LeetCode_Sort Colors

Sort Colors

Given an array with n objects colored red, white or blue, sort them in-place so that objects of the same color are adjacent, with the colors in the order red, white and blue. Here, we will use the integers 0, 1, and 2 to represent the color red, white, and blue respectively.
(in-place 分组排序)

Note: You are not suppose to use the library’s sort function for this problem.
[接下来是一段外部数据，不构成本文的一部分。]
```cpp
__host__ __device__ constexpr int pow16_slot(int k) { return k - 5 - (k >> 2) + 1; }
template <int STRIDE, int NM>
__device__ __forceinline__ void scatter_pow16_stored(const float2 (&v)[16], float2 *out, float2 p1, float2 p2, float2 p3, float2 p4,
                                                     float2 p8, float2 p12, const float2 (&pm)[NM]) {
    float2 wj[4], wi[4];
    wj[1] = p1, wj[2] = p2, wj[3] = p3;
    wi[1] = p4, wi[2] = p8, wi[3] = p12;
#pragma unroll
    for (int i = 1; i < 4; ++i)
        if (pow16_slot(4 * i + 3) >= NM) asm volatile("" : "+v"(wi[i].x), "+v"(wi[i].y));
    out[0] = v[0];
#pragma unroll
    for (int k = 1; k < 16; ++k) {
        const int i = k >> 2, j = k & 3;
        float2 w;
        if (i == 0) w = wj[j];
        else if (j == 0) w = wi[i];
        else if (pow16_slot(k) < NM) w = pm[pow16_slot(k) < NM ? pow16_slot(k) : 0];
        else w = cmul(wi[i], wj[j]);
        out[STRIDE * k] = cmul(v[r16(k)], w);
    }
}

__device__ __forceinline__ void wave_lds_sync() {
    __builtin_amdgcn_fence(__ATOMIC_RELEASE, "wavefront");
    __builtin_amdgcn_wave_barrier();
    __builtin_amdgcn_fence(__ATOMIC_ACQUIRE, "wavefront");
}

template <int CTRL> __device__ __forceinline__ float dpp_add(float v) {
    const int x = __builtin_amdgcn_update_dpp(0, __float_as_int(v), CTRL, 0xF, 0xF, true);
    return v + __int_as_float(x);
}

__device__ __forceinline__ float wave_total(float v) {
    v = dpp_add<0xB1>(v);
    v = dpp_add<0x4E>(v);
    v = dpp_add<0x141>(v);
    v = dpp_add<0x140>(v);
    const int i = __float_as_int(v);
    return __int_as_float(__builtin_amdgcn_readlane(i, 0)) + __int_as_float(__builtin_amdgcn_readlane(i, 16)) +
           __int_as_float(__builtin_amdgcn_readlane(i, 32)) + __int_as_float(__builtin_amdgcn_readlane(i, 48));
}

__device__ __forceinline__ float wave_total_lane63(float v) {
    v = dpp_add<0xB1>(v);
    v = dpp_add<0x4E>(v);
    v = dpp_add<0x141>(v);
    v = dpp_add<0x140>(v);
    asm("s_nop 1\n\tv_add_f32_dpp %0, %0, %0 row_bcast:15 row_mask:0xa bank_mask:0xf" : "+v"(v));
    asm("s_nop 1\n\tv_add_f32_dpp %0, %0, %0 row_bcast:31 row_mask:0xc bank_mask:0xf" : "+v"(v));
    return v;
}

struct PilotProbes {
    float2 v[kPilotProbes];
};
__device__ __forceinline__ PilotProbes inline_pilot_load(const float2 *xb, long long nseg, int step, int t) {
    PilotProbes r;
#pragma unroll
    for (int k = 0; k < kPilotProbes; ++k) {
        const long long seg = ((nseg - 1) * k) / (kPilotProbes - 1);
        const float2 *src = xb + (size_t)__builtin_amdgcn_readfirstlane((int)seg) * (size_t)step + 512 * k;
        r.v[k] = src[(unsigned)t];
    }
    return r;
}
__device__ __forceinline__ void inline_pilot_store(const PilotProbes &r, int t, float2 *slot) {
#pragma unroll
    for (int k = 0; k < kPilotProbes; ++k) {
        const float2 s = make_float2(wave_total_lane63(r.v[k].x), wave_total_lane63(r.v[k].y));
        if ((t & 63) == 63) slot[4 * k + (t >> 6)] = s;
    }
}
__device__ __forceinline__ float2 inline_pilot_value(const float2 *slot) {
    float2 q[kPilotProbes];
#pragma unroll
    for (int k = 0; k < kPilotProbes; ++k) {
        const float2 a = cadd(slot[4 * k], slot[4 * k + 1]), b = cadd(slot[4 * k + 2], slot[4 * k + 3]);
        q[k] = make_float2((a.x + b.x) * (1.0f / 256.0f), (a.y + b.y) * (1.0f / 256.0f));
    }
    return pilot_of_probes(q);
}


}
}
```

gr-ofdm_tools_amd/csrc/welch4096ws.hip:

```cpp

#include <type_traits>
#include "fft4096.hip.h"
#include "launch.h"

namespace oth {
namespace {

constexpr int TWS = 512;
constexpr int WS_RED = 32;
constexpr int WS_CTRL = 16;
constexpr size_t WS_WIN_BYTES = 256 * 2 * sizeof(float4);
constexpr size_t WS_LDS_BYTES = (2 * LDS_X + WS_RED) * sizeof(float2) + WS_CTRL * sizeof(int) + WS_WIN_BYTES;

constexpr int WS_PAL = 2, WS_PAC = 0, WS_PAS = WS_PAL, WS_PBL = 2;
constexpr int WS_PBC = 1;

enum { ITEM_STOP = 0, ITEM_DATA = 1, ITEM_BUBBLE = 2 };

#ifndef OTH_WS_COMPL_POWERS
#define OTH_WS_COMPL_POWERS 13
#endif
constexpr int WS_COMPL_POWERS = OTH_WS_COMPL_POWERS;
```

Follow up: A rather straight forward solution is a two-pass algorithm using counting sort. First, iterate the array counting number of 0’s, 1’s, and 2’s, then overwrite array with total number of 0’s, then 1’s and followed by 2’s. Could you come up with a one-pass algorithm using only constant space?

Example:

1. 首尾指针

在一开始，两个指针是指向数组的头和尾的，可以看做是排好序的“0”序列的后一个数和“2”序列的前一个数。遍历数组当遇到“0”时，将其和“0”序列后面一个数交换，然后“0”序列的指针向后移。当遇到“2”时，将其和“2”序列前面一个数交换，然后将“2”序列的指针向前移。遇到“1”时，不做处理。这样，当我们遍历到2序列开头时，实际上我们已经排好序了，因为所有“0”都被交换到了前面，所有“2”都被交换到了后面。 (这里需要注意的是当遇到“2”时并交换数值之后，我们还不能确定换来的就是“0”“1”“2”，需要重新检测一次。) 其时间复杂度为O(N)，空间复杂度为O(1)。

class Solution:
    def sortColors(self, nums: 'List[int]') -> 'None':
        """
        Do not return anything, modify nums in-place instead.
        """
        n = len(nums)
        left, right, i = 0, n - 1, 0

        while i <= right:
            if nums[i] == 0:
                nums[i], nums[left] = nums[left], nums[i]
                left += 1
                i += 1 
            elif nums[i] == 2:
                nums[i], nums[right] = nums[right], nums[i]
                right -= 1
            else:
                i += 1

2. 遍历两次

根据题中的Follow Up, 我们可以在第一次遍历过程中分别记录“0”“1”“2”的个数，在第二次遍历过程中一次替换即可。